GC53D-1230
One-Year Real-Time Operational Prediction Intervals for Direct Normal Irradiance

Friday, 18 December 2015
Poster Hall (Moscone South)
Yinghao Chu, Hugo T. Carreira Pedro and Carlos F Coimbra, University of California San Diego, La Jolla, CA, United States
Abstract:
This work describes an algorithm to generate intra-hour prediction intervals (PIs) for the highly-variable direct normal irradiance, which is the energy source for the concentrated solar power technologies. The prediction intervals are generated using a Multi-layer Stochastic-Learning Model (MSLM), which is developed based on methods such as: sky imaging techniques, support vector machine and artificial neural network. The MSLM is trained using one year of co-located, high-quality irradiance and sky image recording in Folsom, California.
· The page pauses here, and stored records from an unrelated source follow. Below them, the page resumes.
@@ -532,19 +553,25 @@
     uint32_t seg_lo = lo;
     G1U::X acc = G1U::inf();
     uint32_t rec_next = s[lo], rec_next2 = lo + 1 < hi ? s[lo + 1] : 0u;
-    g1_affine_t raw = tk_load(bases + (rec_next & 0x7fffffffu));
+    Row raw = tk_load(bases + (rec_next & 0x7fffffffu));
     for (uint32_t k = lo; k < hi; k++) {
         const uint32_t rec = rec_next;
         G1U::A q;
-        const bool have = G1U::load_affine(q, raw);
+        bool have;
+        if constexpr (std::is_same<Row, g1_affine_t>::value) have = G1U::load_affine(q, raw);
+        else have = G1U::load_row(q, raw);
         rec_next = rec_next2;
         if (k + 1 < hi) {
             raw = tk_load(bases + (rec_next & 0x7fffffffu));
         }
         if (k + 2 < hi) rec_next2 = s[k + 2];
         if (have) {
-            if (rec & 0x80000000u) q = G1U::neg(q);
-            acc = G1U::add_mixed(acc, q);
+            if constexpr (std::is_same<Row, g1_affine_t>::value) {
+                if (rec & 0x80000000u) q = G1U::neg(q);
+                acc = G1U::add_mixed(acc, q);
+            } else {
+                acc = G1U::add_mixed_masked(acc, q, (uint32_t)((int32_t)rec >> 31));
+            }
         }
         if (k + 1 == bend || k + 1 == hi) {
             bool whole = (seg_lo != lo || first_starts_here) && k + 1 == bend;
@@ -565,6 +592,21 @@
         }
     }
 }
+
+__global__ __launch_bounds__(256, 2) void k_accumulate_chunks(const g1_affine_t *__restrict__ bases, const uint32_t *__restrict__ sorted,
+                                                          const uint32_t *__restrict__ bstart, g1_xyzz_t *__restrict__ buckets,
+                                                          g1_xyzz_t *__restrict__ frag_head, g1_xyzz_t *__restrict__ frag_tail,
+                                                          msm_plan_t pl, uint32_t chunks_per_window) {
+    accumulate_chunks_body(bases, sorted, bstart, buckets, frag_head, frag_tail, pl, chunks_per_window);
+}
+#ifdef TK_MSM_SYM_PRECOMPUTE_ACC
+__global__ __launch_bounds__(256, 2) void k_accumulate_chunks_rows(const acc_row_t *__restrict__ bases, const uint32_t *__restrict__ sorted,
+                                                               const uint32_t *__restrict__ bstart, g1_xyzz_t *__restrict__ buckets,
+                                                               g1_xyzz_t *__restrict__ frag_head, g1_xyzz_t *__restrict__ frag_tail,
+                                                               msm_plan_t pl, uint32_t chunks_per_window) {
+    accumulate_chunks_body(bases, sorted, bstart, buckets, frag_head, frag_tail, pl, chunks_per_window);
+}
+#endif
 
 __global__ __launch_bounds__(256) void k_combine(const uint32_t *__restrict__ bstart, g1_xyzz_t *__restrict__ buckets,
                                                 const g1_xyzz_t *__restrict__ frag_head, const g1_xyzz_t *__restrict__ frag_tail,
@@ -1038,10 +1080,18 @@
     return c;
 }
 
+static hipError_t acc_kernels_set_lds(uint32_t bytes) {
+    hipError_t e = hipFuncSetAttribute((const void *)k_accumulate_chunks, hipFuncAttributeMaxDynamicSharedMemorySize, (int)bytes);
+#ifdef TK_MSM_SYM_PRECOMPUTE_ACC
+    if (e == hipSuccess) e = hipFuncSetAttribute((const void *)k_accumulate_chunks_rows, hipFuncAttributeMaxDynamicSharedMemorySize, (int)bytes);
+#endif
+    return e;
+}
 static thread_local bool tl_background_batch = false;
 static tkmk_error msm_enqueue(const fr_t *scalars, const g1_affine_t *bases_mont, uint32_t n_src, uint32_t factor, uint32_t c_req,
                               uint32_t bits, bool scalars_mont, hipStream_t s, g1_xyzz_t *wins_host, msm_plan_t *plan_out,
-                              msm_view_t sv = view_identity(), msm_view_t bv = view_identity(), uint32_t level_rows = 0) {
+                              msm_view_t sv = view_identity(), msm_view_t bv = view_identity(), uint32_t level_rows = 0,
+                              const acc_row_t *acc_rows = nullptr) {
     msm_plan_t pl;
     static const bool force_one_pass = getenv("TKMK_MSM_ONE_PASS") != nullptr;
     pl.bits = bits;
@@ -1190,17 +1240,23 @@
     static const uint32_t acc_lds = [] {
         const char *e = getenv("TKMK_MSM_ACC_LDS");
         uint32_t v = e ? (uint32_t)atoi(e) : 0u;
-        if (v && hipFuncSetAttribute((const void *)k_accumulate_chunks, hipFuncAttributeMaxDynamicSharedMemorySize, (int)v) != hipSuccess) v = 0;
+        if (v && acc_kernels_set_lds(v) != hipSuccess) v = 0;
         return v;
     }();
     static const uint32_t bg_lds = [] {
         const char *e = getenv("TKMK_MSM_BACKGROUND_LDS");
         uint32_t v = e ? (uint32_t)atoi(e) : 98304u;
-        if (v && hipFuncSetAttribute((const void *)k_accumulate_chunks, hipFuncAttributeMaxDynamicSharedMemorySize, (int)v) != hipSuccess) v = 0;
+        if (v && acc_kernels_set_lds(v) != hipSuccess) v = 0;
         return v;
     }();
     const uint32_t lds_claim = (tl_background_batch && bg_lds) ? bg_lds : acc_lds;
     prof.mark("msm.prepare");
+#ifdef TK_MSM_SYM_PRECOMPUTE_ACC
+    if (acc_rows)
+        hipLaunchKernelGGL(k_accumulate_chunks_rows, tk_div_up((size_t)pl.W * cpw, 256), 256, lds_claim, s, acc_rows, (const uint32_t *)d_sorted.p,
+                           (const uint32_t *)d_bstart.p, d_buckets.as<g1_xyzz_t>(), d_fh.as<g1_xyzz_t>(), d_ft.as<g1_xyzz_t>(), pl, cpw);
+    else
+#endif
     hipLaunchKernelGGL(k_accumulate_chunks, tk_div_up((size_t)pl.W * cpw, 256), 256, lds_claim, s, bases_mont, (const uint32_t *)d_sorted.p,
                        (const uint32_t *)d_bstart.p, d_buckets.as<g1_xyzz_t>(), d_fh.as<g1_xyzz_t>(), d_ft.as<g1_xyzz_t>(), pl, cpw);
     prof.mark("msm.accumulate");
@@ -1237,7 +1293,7 @@
         fprintf(stderr, "[msm debug] ptrs dig=%p sorted=%p counts=%p bstart=%p buckets=%p (+%zu) segs=%p (+%zu) wins=%p\n", d_dig.p,
                 d_sorted.p, d_counts.p, d_bstart.p, d_buckets.p, (size_t)pl.W * pl.B * sizeof(g1_xyzz_t), d_segs.p,
                 (size_t)pl.W * segs * sizeof(g1_xyzz_t), d_wins.p);
-    if (getenv("TKMK_MSM_DEBUG") && factor == 1 && view_is_identity(sv) && view_is_identity(bv) && !level_rows) TK_TRY(msm_debug_check(pl, scalars, bases_mont, d_dig.as<uint32_t>(), d_sorted.as<uint32_t>(),
+    if (getenv("TKMK_MSM_DEBUG") && factor == 1 && view_is_identity(sv) && view_is_identity(bv) && !level_rows && !acc_rows) TK_TRY(msm_debug_check(pl, scalars, bases_mont, d_dig.as<uint32_t>(), d_sorted.as<uint32_t>(),
                                                           d_bstart.as<uint32_t>(), d_buckets.as<g1_xyzz_t>(), s));
     TK_HIP(hipMemcpyAsync(wins_host, d_wins.p, wins_count * sizeof(g1_xyzz_t), hipMemcpyDeviceToHost, s));
     prof.finish();
@@ -1290,6 +1346,7 @@
     msm_view_t sv = view_identity(), bv = view_identity();
     uint32_t c = 0;
     uint32_t level_rows = 0;
+    bool acc_rows = false;
 };
 struct msm_pipe_set {
     std::mutex mu;
@@ -1380,7 +1437,8 @@
             bm = d_bm.as<g1_affine_t>();
         }
         err = msm_enqueue(jb.scalars, bm, jb.n, jb.factor, jb.c ? jb.c : c_req, bits, scalars_mont, sl.s, sl.wins, &sl.pl, jb.sv,
-                          jb.convert ? view_identity() : jb.bv, jb.convert ? 0u : jb.level_rows);
+                          jb.convert ? view_identity() : jb.bv, jb.convert ? 0u : jb.level_rows,
+                          jb.acc_rows && !jb.convert ? (const acc_row_t *)jb.bases : nullptr);
         if (err != TKMK_SUCCESS) break;
         if (hipEventRecord(sl.done, sl.s) != hipSuccess) err = TKMK_ERR_UNKNOWN;
     }
@@ -1579,7 +1637,10 @@
 
 TK_API tkmk_error TK_MSM_SYM_MULTI_EX(const abi_job_ex *jobs, int n_jobs, const tkmk_msm_config *cfg, int bases_form, abi_proj *results) {
     if (!cfg || cfg->ext || cfg->batch_size != 1 || n_jobs < 0 || cfg->precompute_factor > 1) return TKMK_ERR_INVALID_ARGUMENT;
-    if (bases_form != TKMK_BASES_PLAIN && bases_form != TKMK_BASES_MONTGOMERY && bases_form != TKMK_BASES_CONVERTED) return TKMK_ERR_INVALID_ARGUMENT;
+    if (bases_form != TKMK_BASES_PLAIN && bases_form != TKMK_BASES_MONTGOMERY && bases_form != TKMK_BASES_CONVERTED && bases_form != TKMK_BASES_ACC_READY)
+        return TKMK_ERR_INVALID_ARGUMENT;
+    const bool acc_ready = bases_form == TKMK_BASES_ACC_READY;
+    if (acc_ready) bases_form = TKMK_BASES_CONVERTED;
     if (cfg->bitsize < 0 || cfg->bitsize > 255 || cfg->c < 0 || cfg->c > MSM_MAX_C) return TKMK_ERR_INVALID_ARGUMENT;
     if (!cfg->are_scalars_on_device || !cfg->are_points_on_device) return TKMK_ERR_INVALID_ARGUMENT;
     if (n_jobs == 0) return TKMK_SUCCESS;
@@ -1600,10 +1661,14 @@
         if (jb.base_table_len >= (1ull << 31)) return TKMK_ERR_INVALID_ARGUMENT;
         if (jb.msm_size > 0 && jb.base_index && !jb.base_table_len) return TKMK_ERR_INVALID_ARGUMENT;
         if ((jb.table_c != 0) != (jb.table_factor != 0)) return TKMK_ERR_INVALID_ARGUMENT;
+        if (acc_ready && jb.table_c != 0 && jb.table_factor < 2) return TKMK_ERR_INVALID_ARGUMENT;
         if (jb.table_factor > 1) {
             if (bases_form != TKMK_BASES_CONVERTED || !jb.base_table_len || jb.table_c < 2 || jb.table_c > MSM_MAX_C) return TKMK_ERR_INVALID_ARGUMENT;
             if (jb.base_table_len * jb.table_factor >= (1ull << 31)) return TKMK_ERR_INVALID_ARGUMENT;
             if (jb.table_c > 16 && (uint64_t)jb.msm_size * jb.table_factor < (1ull << 18)) return TKMK_ERR_INVALID_ARGUMENT;
+            if (acc_ready) {
+                if (((uintptr_t)jb.bases & (ACC_ROW_BYTES - 1)) != 0 || jb.msm_size == 1) return TKMK_ERR_INVALID_ARGUMENT;
+            }
         }
     }
     tk_scratch d_flag;
@@ -1627,6 +1692,7 @@
             pjob.factor = jb.table_factor;
             pjob.c = jb.table_c;
             pjob.level_rows = (uint32_t)jb.base_table_len;
+            pjob.acc_rows = acc_ready;
         }
         pj.push_back(pjob);
         pj_index.push_back(j);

In addition to being validated with historical data, the algorithm has been generating operational PI forecasts in real-time for that observatory since July 1st 2014. In the real-time scenario, without re-training or significant maintenance, the hybrid model consistently provides valid PI (PICP > 92%) and outperforms the reference persistence model (PICP ~ 85%) regardless of weather condition. This work has great impact in the field of solar energy to potentially facilitate the level of solar penetration in the grid with significantly reduced integration costs.